◆ **What is required**:
Pick out the lines in the listing below that contain the word "estr" and copy them.

___ Source material

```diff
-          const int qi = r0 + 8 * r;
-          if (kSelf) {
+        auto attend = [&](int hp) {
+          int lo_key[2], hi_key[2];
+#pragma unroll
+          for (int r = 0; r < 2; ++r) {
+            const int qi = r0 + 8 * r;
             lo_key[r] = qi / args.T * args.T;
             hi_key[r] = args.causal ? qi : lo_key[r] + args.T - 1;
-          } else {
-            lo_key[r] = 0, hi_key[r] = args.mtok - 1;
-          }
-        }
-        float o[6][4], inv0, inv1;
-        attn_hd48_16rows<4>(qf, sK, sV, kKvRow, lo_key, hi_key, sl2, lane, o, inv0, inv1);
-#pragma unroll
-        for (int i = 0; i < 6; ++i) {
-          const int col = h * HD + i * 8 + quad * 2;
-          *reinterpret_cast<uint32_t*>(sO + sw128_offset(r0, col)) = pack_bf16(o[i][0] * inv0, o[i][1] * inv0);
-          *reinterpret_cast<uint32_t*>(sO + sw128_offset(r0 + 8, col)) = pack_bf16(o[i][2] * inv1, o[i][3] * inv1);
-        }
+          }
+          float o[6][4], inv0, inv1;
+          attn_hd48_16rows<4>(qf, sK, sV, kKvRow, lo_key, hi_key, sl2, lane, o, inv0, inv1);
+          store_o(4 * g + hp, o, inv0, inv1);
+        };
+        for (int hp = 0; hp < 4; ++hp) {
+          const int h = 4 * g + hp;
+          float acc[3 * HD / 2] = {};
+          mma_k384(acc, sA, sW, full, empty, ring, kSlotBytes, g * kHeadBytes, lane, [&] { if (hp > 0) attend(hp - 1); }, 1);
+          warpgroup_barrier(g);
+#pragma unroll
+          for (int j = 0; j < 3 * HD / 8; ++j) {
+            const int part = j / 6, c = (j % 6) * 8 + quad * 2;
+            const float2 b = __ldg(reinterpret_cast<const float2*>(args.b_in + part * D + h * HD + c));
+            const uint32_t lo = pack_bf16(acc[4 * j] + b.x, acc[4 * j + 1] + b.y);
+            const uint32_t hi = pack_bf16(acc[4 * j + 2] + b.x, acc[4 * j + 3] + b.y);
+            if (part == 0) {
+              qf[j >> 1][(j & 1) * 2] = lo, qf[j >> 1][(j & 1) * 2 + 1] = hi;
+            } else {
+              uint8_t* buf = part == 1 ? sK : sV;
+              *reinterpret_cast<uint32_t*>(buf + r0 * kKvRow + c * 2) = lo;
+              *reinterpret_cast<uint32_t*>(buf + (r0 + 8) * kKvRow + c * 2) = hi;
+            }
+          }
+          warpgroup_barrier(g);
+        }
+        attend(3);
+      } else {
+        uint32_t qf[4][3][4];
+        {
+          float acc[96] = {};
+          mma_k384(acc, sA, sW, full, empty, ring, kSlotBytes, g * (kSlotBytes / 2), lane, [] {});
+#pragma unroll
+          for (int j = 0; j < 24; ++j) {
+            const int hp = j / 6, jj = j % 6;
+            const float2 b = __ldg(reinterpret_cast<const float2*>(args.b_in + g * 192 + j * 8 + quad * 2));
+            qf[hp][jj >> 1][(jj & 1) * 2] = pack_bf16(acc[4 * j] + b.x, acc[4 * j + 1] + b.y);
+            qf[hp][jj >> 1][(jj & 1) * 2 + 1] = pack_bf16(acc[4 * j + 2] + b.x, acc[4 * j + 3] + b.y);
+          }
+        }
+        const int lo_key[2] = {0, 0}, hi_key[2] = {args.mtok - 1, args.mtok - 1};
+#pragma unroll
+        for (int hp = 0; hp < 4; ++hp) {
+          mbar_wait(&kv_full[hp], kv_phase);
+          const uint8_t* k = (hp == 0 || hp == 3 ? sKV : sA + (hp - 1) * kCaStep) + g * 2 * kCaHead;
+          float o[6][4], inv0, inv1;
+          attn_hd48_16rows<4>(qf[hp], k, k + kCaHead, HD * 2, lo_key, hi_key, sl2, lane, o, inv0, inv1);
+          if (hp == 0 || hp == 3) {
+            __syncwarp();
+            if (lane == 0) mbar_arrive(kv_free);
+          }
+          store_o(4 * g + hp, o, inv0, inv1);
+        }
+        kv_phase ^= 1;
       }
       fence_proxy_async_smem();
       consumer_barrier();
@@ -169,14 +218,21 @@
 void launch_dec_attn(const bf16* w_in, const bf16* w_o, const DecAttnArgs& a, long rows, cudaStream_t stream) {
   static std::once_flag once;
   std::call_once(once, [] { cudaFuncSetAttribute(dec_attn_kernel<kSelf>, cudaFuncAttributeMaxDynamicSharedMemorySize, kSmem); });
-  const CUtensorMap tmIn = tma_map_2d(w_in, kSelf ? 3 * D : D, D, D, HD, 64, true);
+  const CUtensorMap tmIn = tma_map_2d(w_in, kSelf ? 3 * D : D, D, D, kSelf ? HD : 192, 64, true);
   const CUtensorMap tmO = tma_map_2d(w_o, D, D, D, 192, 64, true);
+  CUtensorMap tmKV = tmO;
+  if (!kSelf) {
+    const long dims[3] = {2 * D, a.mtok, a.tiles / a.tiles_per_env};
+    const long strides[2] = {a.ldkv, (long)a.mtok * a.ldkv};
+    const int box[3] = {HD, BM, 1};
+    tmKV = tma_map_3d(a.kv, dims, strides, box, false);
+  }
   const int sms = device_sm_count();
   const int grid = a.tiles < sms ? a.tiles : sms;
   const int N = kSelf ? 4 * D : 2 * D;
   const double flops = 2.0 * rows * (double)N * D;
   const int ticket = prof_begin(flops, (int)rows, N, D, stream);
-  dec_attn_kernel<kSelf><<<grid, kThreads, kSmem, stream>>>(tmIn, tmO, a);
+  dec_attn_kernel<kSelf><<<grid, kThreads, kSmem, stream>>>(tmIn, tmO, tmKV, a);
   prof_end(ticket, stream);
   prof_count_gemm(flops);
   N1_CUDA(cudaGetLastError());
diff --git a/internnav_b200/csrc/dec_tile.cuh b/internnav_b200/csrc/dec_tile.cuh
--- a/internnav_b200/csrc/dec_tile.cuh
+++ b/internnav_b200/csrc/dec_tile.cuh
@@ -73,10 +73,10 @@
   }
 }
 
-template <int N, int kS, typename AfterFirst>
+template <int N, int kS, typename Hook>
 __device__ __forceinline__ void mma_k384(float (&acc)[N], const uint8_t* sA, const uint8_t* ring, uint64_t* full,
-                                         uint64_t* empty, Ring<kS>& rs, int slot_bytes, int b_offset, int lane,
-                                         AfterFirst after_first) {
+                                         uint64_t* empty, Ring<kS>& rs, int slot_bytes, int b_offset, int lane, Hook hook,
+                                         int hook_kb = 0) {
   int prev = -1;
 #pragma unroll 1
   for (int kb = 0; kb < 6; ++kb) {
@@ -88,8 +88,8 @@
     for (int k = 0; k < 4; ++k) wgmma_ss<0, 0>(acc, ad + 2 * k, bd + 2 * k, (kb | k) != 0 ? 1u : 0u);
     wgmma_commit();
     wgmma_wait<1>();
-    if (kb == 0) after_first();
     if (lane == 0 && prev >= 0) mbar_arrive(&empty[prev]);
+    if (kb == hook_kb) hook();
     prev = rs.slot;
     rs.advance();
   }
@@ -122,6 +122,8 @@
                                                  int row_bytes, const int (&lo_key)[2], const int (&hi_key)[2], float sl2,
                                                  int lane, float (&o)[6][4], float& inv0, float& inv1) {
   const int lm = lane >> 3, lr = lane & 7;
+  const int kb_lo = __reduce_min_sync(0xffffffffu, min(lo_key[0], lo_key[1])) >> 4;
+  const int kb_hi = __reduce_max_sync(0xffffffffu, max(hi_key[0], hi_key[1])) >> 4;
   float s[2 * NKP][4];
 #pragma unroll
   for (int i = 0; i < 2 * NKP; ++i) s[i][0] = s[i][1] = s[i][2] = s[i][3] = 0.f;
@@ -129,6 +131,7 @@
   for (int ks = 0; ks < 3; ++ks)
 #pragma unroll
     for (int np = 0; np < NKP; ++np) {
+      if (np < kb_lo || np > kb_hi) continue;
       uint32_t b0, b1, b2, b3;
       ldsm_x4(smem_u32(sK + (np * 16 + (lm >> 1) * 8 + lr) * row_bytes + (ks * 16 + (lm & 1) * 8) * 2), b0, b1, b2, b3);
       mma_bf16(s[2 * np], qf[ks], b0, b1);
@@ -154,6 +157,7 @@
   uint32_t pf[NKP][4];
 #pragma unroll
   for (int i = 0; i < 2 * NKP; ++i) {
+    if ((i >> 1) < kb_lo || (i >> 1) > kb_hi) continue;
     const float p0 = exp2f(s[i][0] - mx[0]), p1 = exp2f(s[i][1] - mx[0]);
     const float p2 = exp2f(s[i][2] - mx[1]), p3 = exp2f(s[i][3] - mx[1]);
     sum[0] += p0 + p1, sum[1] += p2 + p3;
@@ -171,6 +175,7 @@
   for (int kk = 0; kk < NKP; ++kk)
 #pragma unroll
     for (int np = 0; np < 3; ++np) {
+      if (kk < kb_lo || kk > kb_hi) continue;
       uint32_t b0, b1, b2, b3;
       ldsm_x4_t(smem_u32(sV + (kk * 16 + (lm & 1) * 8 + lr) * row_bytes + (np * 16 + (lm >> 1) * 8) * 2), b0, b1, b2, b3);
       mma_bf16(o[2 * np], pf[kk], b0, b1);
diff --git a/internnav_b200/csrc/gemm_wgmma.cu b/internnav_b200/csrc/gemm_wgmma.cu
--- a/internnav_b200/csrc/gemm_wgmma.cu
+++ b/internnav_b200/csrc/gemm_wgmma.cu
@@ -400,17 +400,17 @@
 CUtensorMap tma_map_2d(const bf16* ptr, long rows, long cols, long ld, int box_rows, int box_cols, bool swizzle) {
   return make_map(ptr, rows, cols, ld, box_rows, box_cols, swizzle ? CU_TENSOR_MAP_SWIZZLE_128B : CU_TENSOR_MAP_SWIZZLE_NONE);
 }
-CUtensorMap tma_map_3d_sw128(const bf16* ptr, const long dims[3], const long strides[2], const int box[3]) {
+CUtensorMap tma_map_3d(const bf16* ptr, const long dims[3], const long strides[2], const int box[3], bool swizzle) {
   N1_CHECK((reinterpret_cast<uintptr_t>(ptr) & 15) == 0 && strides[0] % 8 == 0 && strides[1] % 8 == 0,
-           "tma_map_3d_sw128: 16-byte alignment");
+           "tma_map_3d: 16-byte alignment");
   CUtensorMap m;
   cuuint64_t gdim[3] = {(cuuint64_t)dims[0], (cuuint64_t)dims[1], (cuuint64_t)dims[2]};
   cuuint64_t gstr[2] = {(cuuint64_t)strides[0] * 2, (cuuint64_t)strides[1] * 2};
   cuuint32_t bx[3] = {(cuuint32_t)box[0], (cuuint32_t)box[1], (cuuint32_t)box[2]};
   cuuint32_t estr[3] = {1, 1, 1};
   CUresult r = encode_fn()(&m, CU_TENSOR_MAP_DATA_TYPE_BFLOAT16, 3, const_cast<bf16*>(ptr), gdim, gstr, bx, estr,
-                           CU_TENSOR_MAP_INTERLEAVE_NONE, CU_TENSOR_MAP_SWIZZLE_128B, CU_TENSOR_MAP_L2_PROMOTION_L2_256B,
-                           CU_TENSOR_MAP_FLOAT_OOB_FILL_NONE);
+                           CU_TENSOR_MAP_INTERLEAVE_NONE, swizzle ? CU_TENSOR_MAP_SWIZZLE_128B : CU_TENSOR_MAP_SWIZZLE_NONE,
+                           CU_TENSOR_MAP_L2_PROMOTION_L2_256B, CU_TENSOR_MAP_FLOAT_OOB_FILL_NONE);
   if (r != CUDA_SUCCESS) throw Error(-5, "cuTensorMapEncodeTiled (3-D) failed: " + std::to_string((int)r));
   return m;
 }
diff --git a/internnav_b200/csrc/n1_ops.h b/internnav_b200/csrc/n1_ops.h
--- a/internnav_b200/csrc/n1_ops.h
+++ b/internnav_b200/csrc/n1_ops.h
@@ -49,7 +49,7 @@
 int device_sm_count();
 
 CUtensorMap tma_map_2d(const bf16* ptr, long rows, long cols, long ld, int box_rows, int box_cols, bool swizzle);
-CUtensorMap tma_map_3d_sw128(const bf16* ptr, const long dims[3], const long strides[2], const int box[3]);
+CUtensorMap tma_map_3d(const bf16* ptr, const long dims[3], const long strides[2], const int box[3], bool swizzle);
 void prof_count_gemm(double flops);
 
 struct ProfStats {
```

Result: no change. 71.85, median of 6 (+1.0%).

______

◆ **Output of the task**:
   cuuint32_t estr[3] = {1, 1, 1};
   CUresult r = encode_fn()(&m, CU_TENSOR_MAP_DATA_TYPE_BFLOAT16, 3, const_cast<bf16*>(ptr), gdim, gstr, bx, estr,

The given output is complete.